We maintain our SELL recommendation for Petronas Gas (PGas) with an unchanged sum-of-parts-based (SOP) fair value of RM16.80/share, which implies an FY18F PE of 18x, a 20% discount to the 2-year average of 23x.
PGas held a teleconference post-1QFY18 results today helmed by MD/CEO Kamal Bahrin Ahmad and CFO Shariza Sharis Mohd Yusof. The key points of the briefing are:
Management did not provide guidance on whether the strong increase in the regasification EBIT, which surged 2.2x, could be sustained in 3QFY18 and onwards with the completion of the second Pengerang LNG regasification terminal’s (RGT) storage tank on 9 April this year. This stems for an expected increase in depreciation, interest charges and capitalised costs.
As such, we maintain our assumptions for the group’s 65%- owned Pengerang RGT, as the guidance for 8%-10% of group earnings remains intact. Based on the 1QFY18 regasification EBIT increase of RM96mil vs. 1QFY17, we estimate that the Pengerang RGT already accounted for 17% of FY17 EBIT, which effectively dropped to 11% post-minority interest charge.
Recall that as the capacity of the project is fully contracted to its main shareholder Petronas, PGas has already started accounting for the full revenue recognition from the 2 tanks starting from 1 November 2017 even though the full project completion has yet to be achieved.
As the newly elected government has maintained petrol prices for the past weeks despite the increase in global crude oil prices, management was unable to confirm if the Energy Commission’s (EC) framework for the third-party access mechanism has changed.
Under the Gas Supply Act (GSA) 2016, the new transportation tariff is expected to be effective by January 2019, which we opine will proceed as envisaged given that consumers will benefit from a potentially lower Incentive-Based Regulationdriven (IBR) price based on reduced rate of return of regulated asset base, from an earlier 9% to Tenaga’s 7.3%, as guided by the EC.
The EC is still discussing transportation tariff guidelines with PGas, which was earlier expected to be released by March this year. This would have provided details on the computation of the asset base and required rates of return under the third-party access arrangement.
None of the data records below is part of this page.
int exchange_and_adam(float *P, float *G, float *M, float *V, const Layout &L, const StepArgs &sa, float *metrics,
                      int32_t *stop, const Workspace &ws, gs_comm *comm, hipStream_t s, const FusedFwd *ff = nullptr)
{
    int world = 1, n_slots = 0;
    int rc = comm_grad_exchange(comm, G, L.P, Part1Fold{ws.part1, sa.aa.nrb, L}, ws.sumsq, &n_slots, stop, s,
                                &world);
    if (rc) return rc;
    AdamArgs aa = sa.aa;
    aa.n_slots = n_slots;
    aa.nrb = 0;
    aa.grad_scale = sa.sum_exchange ? 1.0f : 1.0f / (float)world;
    if (ff && (rc = launch_head_sq(L, G, aa.grad_scale, *ff, s))) return rc;
    return launch_clip_adam(P, L, G, M, V, nullptr, ws.sumsq, aa, metrics, stop, s, ff == nullptr);
}

int enqueue_step(float *P, float *G, float *M, float *V, const Layout &L, const StepArgs &sa,
                 const gs_rollout_view &ro, const int32_t *idx, int64_t B, float *metrics, int32_t *stop,
                 const Workspace &ws, gs_comm *comm, hipStream_t s)
{
    RowGather rg = gather_of(ro, ws);
    rg.step_base = sa.la.step_base;
    int rc = launch_fwd_hidden(P, L, ro.obs, idx, ro.T, ro.N, B, ws.x, ws.h1, ws.h2, ws.zpart, nullptr, stop, &rg, s,
                               ws.h2mask);
    if (rc) return rc;
    if (sa.act_stats && ((rc = launch_act_stats(P, L, ro.obs, idx, ro.T, ro.N, B, ws.act_parts, s, sa.la.step_base)) ||
                         (rc = launch_act_parts_record(L, B, ws.act_parts, stop, metrics, sa.la.step_base, s))))
        return rc;
    rc = launch_loss(P, L, B, ws, sa.la, metrics, stop, s);
    if (rc) return rc;
    if (sa.la.kl_part) {
        int world = 1;
        if (comm && (rc = comm_allreduce_sum(comm, sa.la.kl_part, 1, s, &world))) return rc;
        rc = launch_kl_decide(sa.la.kl_part, sa.la.target_kl, stop, metrics, sa.la.step_base, s);
        if (rc) return rc;
    }
    rc = launch_bwd(P, L, B, ws, G, stop, s);
    if (rc) return rc;
    if (!comm) return launch_clip_adam(P, L, G, M, V, ws.part1, ws.sumsq, sa.aa, metrics, stop, s);
    return exchange_and_adam(P, G, M, V, L, sa, metrics, stop, ws, comm, s);
}

bool bwd_exchange_of(gs_comm *comm, const Layout &L, int64_t B, BwdXchg *bx, bool sum_exchange = false)
{
    if (!(comm && xgmi_bwd_args(comm, bx) && bwd_xchg_fits(L, B, comm->colocated))) return false;
    if (sum_exchange) bx->scale = 1.0f;
    return true;
}

int enqueue_step_fused(float *P, float *G, float *M, float *V, const Layout &L, const StepArgs &sa, int64_t B,
                       const FusedFwd &ff, float *metrics, int32_t *stop, const Workspace &ws, gs_comm *comm,
                       hipStream_t s)
{
    BwdXchg bx;
    const bool inbwd = bwd_exchange_of(comm, L, B, &bx, sa.sum_exchange);
    int rc = launch_fwd_fused(P, L, B, ff, sa.la, ws, stop, s);
    if (rc) return rc;
    rc = launch_bwd(P, L, B, ws, G, stop, s, &ff, &sa.la, inbwd ? &bx : nullptr);
    if (rc) return rc;
    if (!comm || inbwd) return launch_clip_adam(P, L, G, M, V, ws.part1, ws.sumsq, sa.aa, metrics, stop, s, false);
    return exchange_and_adam(P, G, M, V, L, sa, metrics, stop, ws, comm, s, &ff);
}

bool lagged_enabled()
{
    const char *e = getenv("GS_LAGGED_ADAM");
    return !(e && e[0] == '0');
}

struct ParamSet {
    float *P, *M, *V;
};

AdamArgs exchanged_adam_args(const AdamArgs &aa_in, const gs_comm *comm, bool sum_exchange = false)
{
    AdamArgs aa = aa_in;
    aa.n_slots = comm_sumsq_slots(comm);
    aa.nrb = 0;
    aa.grad_scale = sum_exchange ? 1.0f : 1.0f / (float)comm->nranks;
    return aa;
}

int enqueue_step_lagged(const ParamSet (&ps)[2], float *G, const Layout &L, const StepArgs &sa_prev, int64_t B,
                        const FusedFwd &ff, int64_t k, float *metrics, int32_t *stop, const Workspace &ws,
                        gs_comm *comm, hipStream_t s)
{
    const ParamSet &cur = ps[k & 1], &prev = ps[(k & 1) ^ 1];
    BwdXchg bx;
    const bool inbwd = bwd_exchange_of(comm, L, B, &bx, sa_prev.sum_exchange);
    const bool after = comm && !inbwd;
    AdamFwd af{};
    af.Min = prev.M, af.Vin = prev.V, af.G = G, af.part1 = after ? nullptr : ws.part1, af.sumsq = ws.sumsq;
    af.Pout = cur.P, af.Mout = cur.M, af.Vout = cur.V;
    af.metrics = metrics;
    af.aa = after ? exchanged_adam_args(sa_prev.aa, comm, sa_prev.sum_exchange) : sa_prev.aa;
    int rc = launch_fwd_fused(prev.P, L, B, ff, sa_prev.la, ws, stop, s, &af);
    if (rc) return rc;
    rc = launch_bwd(cur.P, L, B, ws, G, stop, s, &ff, &sa_prev.la, inbwd ? &bx : nullptr);
    if (rc || !after) return rc;
    int world = 1, n_slots = 0;
    rc = comm_grad_exchange(comm, G, L.P, Part1Fold{ws.part1, sa_prev.aa.nrb, L}, ws.sumsq, &n_slots, stop, s, &world);
    if (rc) return rc;
    return launch_head_sq(L, G, exchanged_adam_args(sa_prev.aa, comm, sa_prev.sum_exchange).grad_scale, ff, s);
}

int validate_update(const gs_mlp_dims &dims, const gs_rollout_view &ro, int64_t batch, const void *ws)
{
    int rc = check_dims(dims);
    if (rc) return rc;
    GS_REQUIRE(batch >= 2 && batch <= 1024, "batch %lld outside [2, 1024]", (long long)batch);
    GS_REQUIRE(ro.T > 0 && ro.N > 0, "empty rollout");
    GS_REQUIRE(ro.obs && ro.actions && ro.logprobs && ro.values && ro.advantages && ro.returns,
               "rollout view has a null buffer");
    GS_REQUIRE(ws, "null workspace");
    const Layout L = layout_of(dims);
    GS_REQUIRE(bwd_lds_bytes(L, batch) <= 160 * 1024, "batch %lld too large for the LDS budget", (long long)batch);
    GS_REQUIRE(fwd_lds_bytes(L) <= 160 * 1024, "obs_dim x hidden1 too large for the LDS budget");
    GS_REQUIRE(ro.T * ro.N < (int64_t)1 << 31, "rollout larger than 2^31 samples");
    return GS_OK;
}

}

extern "C" int gs_ppo_minibatch_step(float *params, float *grads, float *adam_m, float *adam_v, gs_mlp_dims dims,
                                     gs_ppo_hparams hp, gs_rollout_view ro, const int32_t *idx, int64_t batch,
                                     int64_t adam_step, float *metrics, int32_t *stop_flag, void *workspace,
                                     gs_comm *comm, void *stream)
{
    if (one_layer(dims)) {
        GS_REQUIRE(!comm, "gs_ppo_minibatch_step: no gradient exchange for a policy with one hidden layer");
        GS_REQUIRE(adam_step >= 1, "adam_step is 1-based");
        return mlp1_update(params, grads, adam_m, adam_v, dims, hp, ro, idx, batch, 1, adam_step - 1, metrics,
                           stop_flag, false, (hipStream_t)stream);
    }
    int rc = validate_update(dims, ro, batch, workspace);
    if (rc) return rc;
    GS_REQUIRE(adam_step >= 1, "adam_step is 1-based");
    GS_REQUIRE(params && grads && adam_m && adam_v && idx && metrics, "gs_ppo_minibatch_step: null buffer");
    GS_REQUIRE(!(hp.flags & GS_HP_BF16), "gs_ppo_minibatch_step: precision bf16 is a mode of the fused chain "
                                         "(gs_ppo_update) only; the single-step entries are fp32");
    const Layout L = layout_of(dims);
    const Workspace ws = carve_workspace(workspace, L, batch);
    const StepArgs sa = make_step_args(hp, L, batch, adam_step);
    return enqueue_step(params, grads, adam_m, adam_v, L, sa, ro, idx, batch, metrics, stop_flag, ws, comm,
                        (hipStream_t)stream);
}

extern "C" int gs_mlp_activation_stats(const float *params, gs_mlp_dims dims, gs_rollout_view ro, const int32_t *idx,
                                       int64_t rows, double *part, void *stream)
{
    if (one_layer(dims)) return mlp1_activation_stats(params, dims, ro, idx, rows, part, (hipStream_t)stream);
    int rc = check_dims(dims);
    if (rc) return rc;
    GS_REQUIRE(params && ro.obs && part && rows >= 1, "gs_mlp_activation_stats: null buffer or no rows");
    GS_REQUIRE(idx || rows <= ro.T * ro.N, "gs_mlp_activation_stats: more rows than the rollout holds");
    return launch_act_stats(params, layout_of(dims), ro.obs, idx, ro.T, ro.N, rows, part, (hipStream_t)stream);
}

extern "C" int gs_ppo_loss(const float *params, gs_mlp_dims dims, gs_ppo_hparams hp, gs_rollout_view ro,
                           const int32_t *idx, int64_t batch, float *metrics, void *workspace, void *stream)
{
    if (one_layer(dims))
        return mlp1_update(const_cast<float *>(params), nullptr, nullptr, nullptr, dims, hp, ro, idx, batch, 1, 0,
                           metrics, nullptr, true, (hipStream_t)stream);
    int rc = validate_update(dims, ro, batch, workspace);
    if (rc) return rc;
    GS_REQUIRE(params && idx && metrics, "gs_ppo_loss: null buffer");
    GS_REQUIRE(!(hp.flags & GS_HP_BF16), "gs_ppo_loss: precision bf16 is a mode of the fused chain "
                                         "(gs_ppo_update) only; the single-step entries are fp32");
    const Layout L = layout_of(dims);
    const Workspace ws = carve_workspace(workspace, L, batch);
    const StepArgs sa = make_step_args(hp, L, batch, 1);
    hipStream_t s = (hipStream_t)stream;
    const RowGather rg = gather_of(ro, ws);
    rc = launch_fwd_hidden(params, L, ro.obs, idx, ro.T, ro.N, batch, ws.x, ws.h1, ws.h2, ws.zpart, nullptr,
                           nullptr, &rg, s, ws.h2mask);
    if (rc) return rc;
    return launch_loss(params, L, batch, ws, sa.la, metrics, nullptr, s);
}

PGas is still scheduled to submit the proposed tariff based on those guidelines in 2Q2018, engage in negotiations throughout 3Q2018 and await the finalisation of the structure by 4Q2018. Pending the regulator’s announcement, management is working to mitigate the potentially value-eroding impact.
The stock currently trades at an FY18F PE of 19x, 17% below its 2-year average while dividend yield is fair at 4%. However, these valuations are unjustified given that its recurring income and margins could erode over the longer term due to the EC’s plan to implement IBR policies on the group’s gas transportation tariffs.